Eigenvalues of 3D Laplacian on a spherical segment

Question

To study the change in Laplacian eigenvalues on a spherical segment, I constructed a table of spherical segments using the code from here.

I discretized the output using DiscretizeGraphics and obtained a table of discretized spherical segments..

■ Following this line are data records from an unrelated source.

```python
_nbt_pending: Optional[list] = None


_run_pending: Optional[list] = None


class defer_batch_counters:

    def __init__(self, device=None):
        self._device = device

# ... 14 lines not shown
            ops.bn_running_update(running)
            if pending:
                with ops.ordered("bn_batch_counters"):
                    torch._foreach_add_(pending, 1)
        return False


RAW_TAP = None


def bump_weights_epoch() -> None:
    global _weights_epoch
    _weights_epoch += 1


def packed_weights(w: Tensor, dtype: torch.dtype):
    tag = (w._version, _weights_epoch, w.data_ptr(), torch.cuda.is_current_stream_capturing())
    cache = w.__dict__.get("_cy_pack")
    if cache is None:
        cache = w.__dict__["_cy_pack"] = {}
    hit = cache.get(dtype)
    cur = torch.cuda.current_stream(w.device)
    if hit is not None and hit[0] == tag:
        if hit[4] != cur and hit[5] == ops._capture_id(cur):
            cur.wait_event(hit[3])
        return hit[1], hit[2]
    wf, wd = ops.pack_weights(w, dtype, want_dgrad=True)
    ev = torch.cuda.Event()
    ev.record(cur)
    cache[dtype] = (tag, wf, wd, ev, cur, ops._capture_id(cur))
    return wf, wd


def prepack(weights, dtype: torch.dtype) -> None:
    if not weights:
        return
    w0 = weights[0]
    cap = torch.cuda.is_current_stream_capturing()
    hit = w0.__dict__.get("_cy_pack", {}).get(dtype)
    if hit is not None and hit[0] == (w0._version, _weights_epoch, w0.data_ptr(), cap):
        return
    cur = torch.cuda.current_stream(w0.device)
    packs = ops.pack_weights_batched([w.detach() for w in weights], dtype)
    ev = torch.cuda.Event()
    ev.record(cur)
    capid = ops._capture_id(cur)
    for w, (wf, wd) in zip(weights, packs):
        w.__dict__.setdefault("_cy_pack", {})[dtype] = ((w._version, _weights_epoch, w.data_ptr(), cap),
                                                        wf, wd, ev, cur, capid)


PAIR_WGRAD = os.environ.get("CY_PAIR_WGRAD", "1") != "0"
_parked = {}
_keepalive = []
_pass_serial = 0
_step_first_pass = None


def begin_pass() -> int:
    global _pass_serial, _step_first_pass
    _pass_serial += 1
    if _step_first_pass is None and torch.is_grad_enabled():
        _step_first_pass = _pass_serial
        if ops.marks_wanted and torch.cuda.is_available():
            ops.begin_step_marks(torch.cuda.current_device())
    return _pass_serial


class side_pass:

    def __enter__(self):
        global _step_first_pass
        self._outer, _step_first_pass = _step_first_pass, None
        return self

    def __exit__(self, *exc):
        global _step_first_pass
        _step_first_pass = self._outer
        return False


class _Parked:
# ... 105 lines not shown
        if self.fold is not None and pool_out:
            return ops.bn_relu_apply_pool_fold(self.y, self.fold)
        if self.fold is not None:
            return ops.bn_relu_apply_fold(self.y, self.fold), None
        if pool_out:
            return ops.bn_relu_apply_pool(self.y, self.scale, self.shift)
        return ops.bn_relu_apply(self.y, self.scale, self.shift), None

    def tail(self):
        return self.y, self.coef, self.acc


def _acc_backward(evals: List[_BnEval]) -> bool:
    return ops.BN_ACC and all(e.y.shape[1] <= 1024 for e in evals)



def _cast_inputs(cfg: ChainCfg, x1: Tensor, x2: Optional[Tensor], dt: torch.dtype):
    if cfg.first:
        return x1, x2
    x1 = ops.to_nhwc(x1 if x1.dtype == dt else x1.to(dt))
    if x2 is not None:
        x2 = ops.to_nhwc(x2 if x2.dtype == dt else x2.to(dt))
    return x1, x2


def _conv_fwd(cfg: ChainCfg, w: Tensor, dt: torch.dtype, src1: Tensor, src2: Optional[Tensor], prev: Optional[_BnEval],
              flags, needs_grad: bool):
    use_batch, _, on_acc = flags
    if prev is None and cfg.first:
        return ops.conv_first_fwd(src1, w, dt, want_stats=use_batch, stats_acc=on_acc)
    note_forward_use(w, needs_grad)
    wf, _ = packed_weights(w, dt)
    if prev is None:
        return ops.conv3x3_fwd(src1, src2, wf, w.shape[0], mode=cfg.mode, want_stats=use_batch, stats_acc=on_acc)
    return ops.conv3x3_fwd(prev.y, None, wf, w.shape[0], want_stats=use_batch, stats_acc=on_acc, **prev.prologue())


def _bn_eval(bn: nn.BatchNorm2d, g: Tensor, b: Tensor, y: Tensor, part, flags, run_items: list) -> _BnEval:
    use_batch, update, on_acc = flags
    count = y.shape[0] * y.shape[2] * y.shape[3]
    mom = bn.momentum if bn.momentum is not None else 0.1
    if on_acc:
        fold = ops.BnState(part, g.detach(), b.detach(), count, bn.eps, y.device)
        coef = fold.coef
        if update:
            run_items.append((coef, bn.running_mean, bn.running_var, mom))
    else:
        fold = None
        coef = ops.bn_finalize_block(part, count, g.detach(), b.detach(), bn.running_mean, bn.running_var, mom, bn.eps,
                                     use_batch, update, y.shape[1], y.device)
    if update and bn.num_batches_tracked is not None:
        if _nbt_pending is not None:
            _nbt_pending.append(bn.num_batches_tracked)
        else:
            bn.num_batches_tracked.add_(1)
    return _BnEval(y, coef, fold, use_batch)


def _running_update(run_items: list) -> None:
    if not run_items:
        return
    if _run_pending is not None:
        _run_pending.extend(run_items)
    else:
        ops.bn_running_update(run_items)
# ... 1312 lines not shown
```

### contrast-you_amd/cyhip/ops.py

```python
from __future__ import annotations

import contextlib
import os
import ctypes as C
from typing import Optional, Tuple

import torch
from torch import Tensor

from . import _lib
from ._lib import CY_BF16, CY_F16, CY_F32, CY_SRC_DIRECT, CY_SRC_POOL2, CY_SRC_UP2, ConvDesc

_DT = {torch.float32: CY_F32, torch.bfloat16: CY_BF16, torch.float16: CY_F16}
HALF_TYPES = (torch.bfloat16, torch.float16)

PROFILE = None


class TimingEvent:

    __slots__ = ("_h",)

    def __init__(self):
        h = C.c_void_p()
# ... 157 lines not shown


_pack_sets = {}


def pack_weights_batched(weights, dtype: torch.dtype):
    require_gpu(*weights)
    for w in weights:
        if w.dtype != torch.float32 or not w.is_contiguous():
            raise ValueError("pack_weights_batched wants contiguous f32 weights")
    if len(weights) > 64:
        raise ValueError("at most 64 layers per batched pack")
    key = (dtype, tuple(w.data_ptr() for w in weights), tuple(tuple(w.shape) for w in weights))
    ps = _pack_sets.get(key)
    if ps is None:
        if len(_pack_sets) > 8:
            _pack_sets.clear()
        ps = _pack_sets[key] = _PackSet(weights, dtype)
    dev = weights[0].device
    af = torch.empty(ps.size_f, dtype=dtype, device=dev)
    ad = torch.empty(ps.size_d, dtype=dtype, device=dev)
    _lib.call("cy_conv3x3_pack_weights_batched", ps.table.data_ptr(), ps.n, ps.total, af.data_ptr(),
              ad.data_ptr(), dtype_code(dtype), _stream())
    out = []
    for (of, nf), (od, nd) in ps.views:
        out.append((af[of:of + nf], ad[od:od + nd]))
    return out


_desc_cache = {}


class _Plan:
    __slots__ = ("d", "ref", "npart", "fwd_ws", "wgrad_ws", "pair_ws", "stat_wgs", "dgrad_bn")

    def __init__(self, d: ConvDesc):
        self.d, self.ref = d, C.byref(d)
        self.npart = self.fwd_ws = self.wgrad_ws = self.stat_wgs = self.dgrad_bn = None
        self.pair_ws = {}


def _desc(N, H, W, C1, C2, Cout, mode, prologue, dt, ld1, ld2, ldo, split_c=0, ldo2=0) -> _Plan:
    key = (N, H, W, C1, C2, Cout, mode, prologue, dt, ld1, ld2, ldo, split_c, ldo2)
    p = _desc_cache.get(key)
    if p is None:
        d = ConvDesc()
        d.N, d.H, d.W, d.C1, d.C2, d.Cout = N, H, W, C1, C2, Cout
        d.mode1, d.prologue, d.in_dtype, d.out_dtype = mode, prologue, dt, dt
        d.ld1, d.ld2, d.ldo, d.split_c, d.ldo2 = ld1, ld2, ldo, split_c, ldo2
        p = _desc_cache[key] = _Plan(d)
    return p


def _query(struct, name: str, *args, skip=()) -> dict:
    s = struct()
    _lib.call(name, *args, C.byref(s))
    return {f: getattr(s, f) for f, _ in s._fields_ if f not in skip}


KERNEL_NAMES = {_lib.CY_CONV_KERNEL_IGEMM: "conv3x3_igemm_kernel", _lib.CY_CONV_KERNEL_PLANE: "conv3x3_plane_kernel",
                _lib.CY_CONV_KERNEL_STREAM: "conv3x3_stream_kernel", _lib.CY_CONV_KERNEL_FLOW: "conv3x3_flow_kernel"}


def conv3x3_plan(N, H, W, C1, C2, Cout, dtype: torch.dtype, mode: int = 0, prologue: bool = False,
                 split: Optional[int] = None) -> dict:
    if split:
        d = _desc(N, H, W, C1, C2, Cout, mode, 1 if prologue else 0, dtype_code(dtype), C1, C2, split, split, Cout - split)
    else:
        d = _desc(N, H, W, C1, C2, Cout, mode, 1 if prologue else 0, dtype_code(dtype), C1, C2, Cout)
    out = _query(_lib.ConvPlan, "cy_conv3x3_plan", d.ref)
    out["kernel"] = KERNEL_NAMES[out["kernel"]]
# ... 40 lines not shown
    stats = acc = None
    if want_stats and stats_acc:
        if d.stat_wgs is None:
            d.stat_wgs = _lib.call("cy_conv3x3_stat_workgroups", d.ref)
        acc = bn_acc_new(Cout, d.stat_wgs, dev)
    elif want_stats:
        if d.npart is None:
            d.npart = _lib.call("cy_conv3x3_num_partials", d.ref)
        stats = _f32(d.npart * 2 * Cout, dev).view(d.npart, 2, Cout)
    if d.fwd_ws is None:
        d.fwd_ws = _lib.load().cy_conv3x3_fwd_ws_bytes(d.ref)
    nbytes = d.fwd_ws
    ws = _ws(nbytes, dev) if nbytes else None
    ev = _prof_begin()
    if fold is not None or acc is not None:
        _lib.call("cy_conv3x3_fwd_bn", d.ref, src1.data_ptr(), _ptr(src2), None if fold is None else fold.ref,
                  _ptr(scale), _ptr(shift), wf.data_ptr(), out.data_ptr(), _ptr(out2), None,
                  None if acc is None else acc.ref, _ptr(ws), nbytes, _stream())
        stats = acc
        if fold is not None:
            fold.done = True
    else:
        _lib.call("cy_conv3x3_fwd", d.ref, src1.data_ptr(), _ptr(src2), _ptr(scale), _ptr(shift),
                  wf.data_ptr(), out.data_ptr(), _ptr(out2), _ptr(stats), _ptr(ws), nbytes, _stream())
    if ev is not None:
        esz = src1.element_size()
        nb = esz * (src1.numel() + (0 if src2 is None else src2.numel()) + N * H * W * Cout + 9 * (C1 + C2) * Cout)
        _prof_end(ev, "conv3x3_fwd_dgrad", 2.0 * N * H * W * 9 * (C1 + C2) * Cout, float(nb))
    if split:
        return (out, out2), None
    return out, stats



ASYNC_WGRAD = os.environ.get("CY_ASYNC_WGRAD", "1") != "0"
CAPTURING = False
_side_streams = {}
_side_pending = set()


def side_stream(device, role: str = "wgrad") -> "torch.cuda.Stream":
    idx = torch.device(device).index
    if idx is None:
        idx = torch.cuda.current_device()
    st = _side_streams.get((idx, role))
    if st is None:
        st = _side_streams[(idx, role)] = torch.cuda.Stream(device=idx, priority=-1 if role == "comm" else 0)
    return st


def note_side_work(stream) -> None:
    global _multi_stream_live
    _multi_stream_live = True
    _side_pending.add(stream)


class on_side_stream:

    def __init__(self, *reads: Optional[Tensor]):
        self.reads = [t for t in reads if t is not None]

    def __enter__(self):
        dev = self.reads[0].device
        self.side = side_stream(dev)
        self.side.wait_stream(torch.cuda.current_stream(dev))
        self.ctx = torch.cuda.stream(self.side)
# ... 2492 lines not shown
```

### include/contrastyou_hip.h

```cpp
#ifndef CONTRASTYOU_HIP_H
#define CONTRASTYOU_HIP_H

#include <stddef.h>
#include <stdint.h>

#ifdef __cplusplus
extern "C" {
#endif

#define CY_OK 0
#define CY_ERR_ARG (-1)
#define CY_ERR_SHAPE (-2)
#define CY_ERR_DTYPE (-3)
#define CY_ERR_LAUNCH (-4)
#define CY_ERR_WORKSPACE (-5)

#define CY_F32 0
#define CY_BF16 1
#define CY_F16 2

#define CY_SRC_DIRECT 0
#define CY_SRC_POOL2 1
#define CY_SRC_UP2 2

// ... 158 lines not shown
int cy_maxpool2_bwd_bn_acc(const void* x, const void* dpool, const void* add, int ld_add, void* dx, const void* y,
                           const float* coef, const cy_bn_acc* acc, int N, int H, int W, int C, int dtype,
                           void* stream);
int cy_upsample2_bwd_bn_workgroups(int N, int H, int W, int C);
int cy_upsample2_bwd_bn_acc(const void* dup, int ld_dup, void* dx, const void* y, const float* coef,
                            const cy_bn_acc* acc, int N, int H, int W, int C, int dtype, void* stream);
int cy_bn_relu_bwd_apply_fold(const void* da, int ld_da, const void* y, const float* coef, const cy_bn_acc* acc,
                              double count, int batch_stats, float* dgamma, float* dbeta, int accumulate, void* dy,
                              long npix, int C, int dtype, void* stream);

typedef struct cy_bn_bwd_in {
  const void* y;
  const float* coef;
  const cy_bn_acc* acc;
  double count;
  int32_t batch_stats, accumulate;
  float* dgamma;
  float* dbeta;
  void* dy;
} cy_bn_bwd_in;
int cy_conv3x3_dgrad_bn_ok(const cy_conv_desc* d);
int cy_conv3x3_dgrad_bn(const cy_conv_desc* d, const void* dA, const cy_bn_bwd_in* bn, const void* w_packed, void* out,
                        void* out2, void* ws, size_t ws_bytes, void* stream);

typedef struct cy_bn_dz_out {
  const void* y;
  const float* coef;
  const cy_bn_acc* acc;
  int32_t c0, C;
} cy_bn_dz_out;
int cy_conv3x3_dgrad_dz_ok(const cy_conv_desc* d, int c0, int C);
int cy_conv3x3_dgrad_dz(const cy_conv_desc* d, const void* dy, const void* w_packed, void* out, void* out2,
                        const cy_bn_dz_out* dz, void* ws, size_t ws_bytes, void* stream);

int cy_conv3x3_first_num_partials(int N, int H, int W, int Cout);
int cy_conv3x3_first_fwd(const float* x, const float* w, void* out, float* stats, int N, int Cin,
                         int H, int W, int Cout, int out_dtype, void* stream);
size_t cy_conv3x3_first_wgrad_ws_bytes(int N, int Cin, int H, int W, int Cout);
int cy_conv3x3_first_wgrad(const float* x, const void* dy, float* dw, int accumulate, int N, int Cin,
                           int H, int W, int Cout, int dy_dtype, void* ws, size_t ws_bytes,
                           void* stream);

int cy_bn_finalize(const float* partials, int num_partials, int C, double count,
                   const float* gamma, const float* beta, float* running_mean,
                   float* running_var, float momentum, float eps, int use_batch_stats,
                   int update_running, float* scale, float* shift, float* mean, float* invstd,
                   void* stream);

int cy_bn_relu_apply(const void* y, const float* scale, const float* shift, void* out,
                     long npix, int C, int y_dtype, int out_dtype, void* stream);

int cy_bn_relu_apply_pool(const void* y, const float* scale, const float* shift, void* out, void* pooled,
                          int N, int H, int W, int C, int y_dtype, int out_dtype, void* stream);

int cy_bn_bwd_num_partials(long npix, int C);
int cy_bn_relu_bwd_reduce(const void* da, int ld_da, const void* y, const float* scale,
                          const float* shift, const float* mean, const float* invstd,
                          float* partials, long npix, int C, int dtype, void* stream);
int cy_bn_bwd_finalize(const float* partials, int num_partials, int C, const float* scale,
                       const float* mean, const float* invstd, double count, int batch_stats,
                       float* dgamma, float* dbeta, int accumulate, float* coef, void* stream);
int cy_bn_relu_bwd_apply(const void* da, int ld_da, const void* y, const float* scale,
                         const float* shift, const float* coef, void* dy, long npix, int C,
                         int dtype, void* stream);

int cy_maxpool2_bwd(const void* x, const void* dpool, const void* add, int ld_add, void* dx, int N,
// ... 562 lines not shown
```

Before: 5570 slices/s.

## Compute upsample-then-conv3x3 forward as four 2x2 phase convolutions at low resolution

Adds a phase-decomposed forward kernel for the nearest-upsample-by-2 followed by 3x3 conv layers. The 3x3 weights are pre-summed into four 2x2 phase kernels, so the GEMM runs on the low-resolution input with 4 taps instead of 9 on the upsampled input, which cuts MACs by more than half and avoids materialising the upsampled operand. The kernel interleaves the four phase outputs into the full-resolution NHWC result and accumulates BN stats. It also adds a separate weight-pack kernel with per-weight caching. The cost is extra packing work each time the weights change, and a new code path limited to bf16/f16 layers with BN batch stats.

```diff
diff --git a/contrast-you_amd/contrastyou/arch/unet.py b/contrast-you_amd/contrastyou/arch/unet.py
--- a/contrast-you_amd/contrastyou/arch/unet.py
+++ b/contrast-you_amd/contrastyou/arch/unet.py
@@ -149,7 +149,9 @@
         if x.shape[2] % 16 or x.shape[3] % 16:
             raise ValueError("spatial dims must be multiples of 16 (four 2x2 poolings)")
         begin_pass()
-        prepack(self._packed_conv_weights(), compute_dtype_for(x, self._compute_dtype))
+        packed = self._packed_conv_weights()
+        up2 = [m.up[1].weight for m in self.modules() if isinstance(m, _UpConv)]
+        prepack(packed, compute_dtype_for(x, self._compute_dtype), up2=[w for w in up2 if any(w is p for p in packed)])
         with defer_batch_counters(x.device):
             return self._forward(x, until)
 
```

As I try to apply NDEigensystems on the discretized figures, I get the following error:

The code I am using to generate the spherical segments :

sphericalSegment[{r1_,r2_}, {\[Theta]1_, \[Theta]2_}, {\[Phi]1_, \[Phi]2_}]:=
Module[{plot, pts, surf, bdy},plot = ParametricPlot3D[{Cos[\[Theta]] Sin[\[Phi]],Sin[\[Theta]] Sin[\[Phi]],Cos[\[Phi]]}, {\[Theta], \[Theta]1, \[Theta]2}, {\[Phi], \\[Phi]1, \[Phi]2}, Mesh -> None, BoundaryStyle -> Black];
pts = First@Cases[plot, GraphicsComplex[p_, ___] :> p, Infinity];
surf = First@Cases[plot, Polygon[p_] :> p, Infinity];
bdy = First@Cases[plot, Line[p_] :> p, Infinity];
GraphicsComplex[Join[r1*pts, r2*pts], {EdgeForm[], Polygon[surf],  Polygon[Reverse /@ surf + Length@pts],Polygon[Join[#, Reverse@# + Length@pts], VertexNormals -> Cross[Subtract @@ pts[[#]], pts[[First@#]]]] & /@   Partition[bdy, 2, 1, 1]}, VertexNormals -> Join[-pts, pts]]]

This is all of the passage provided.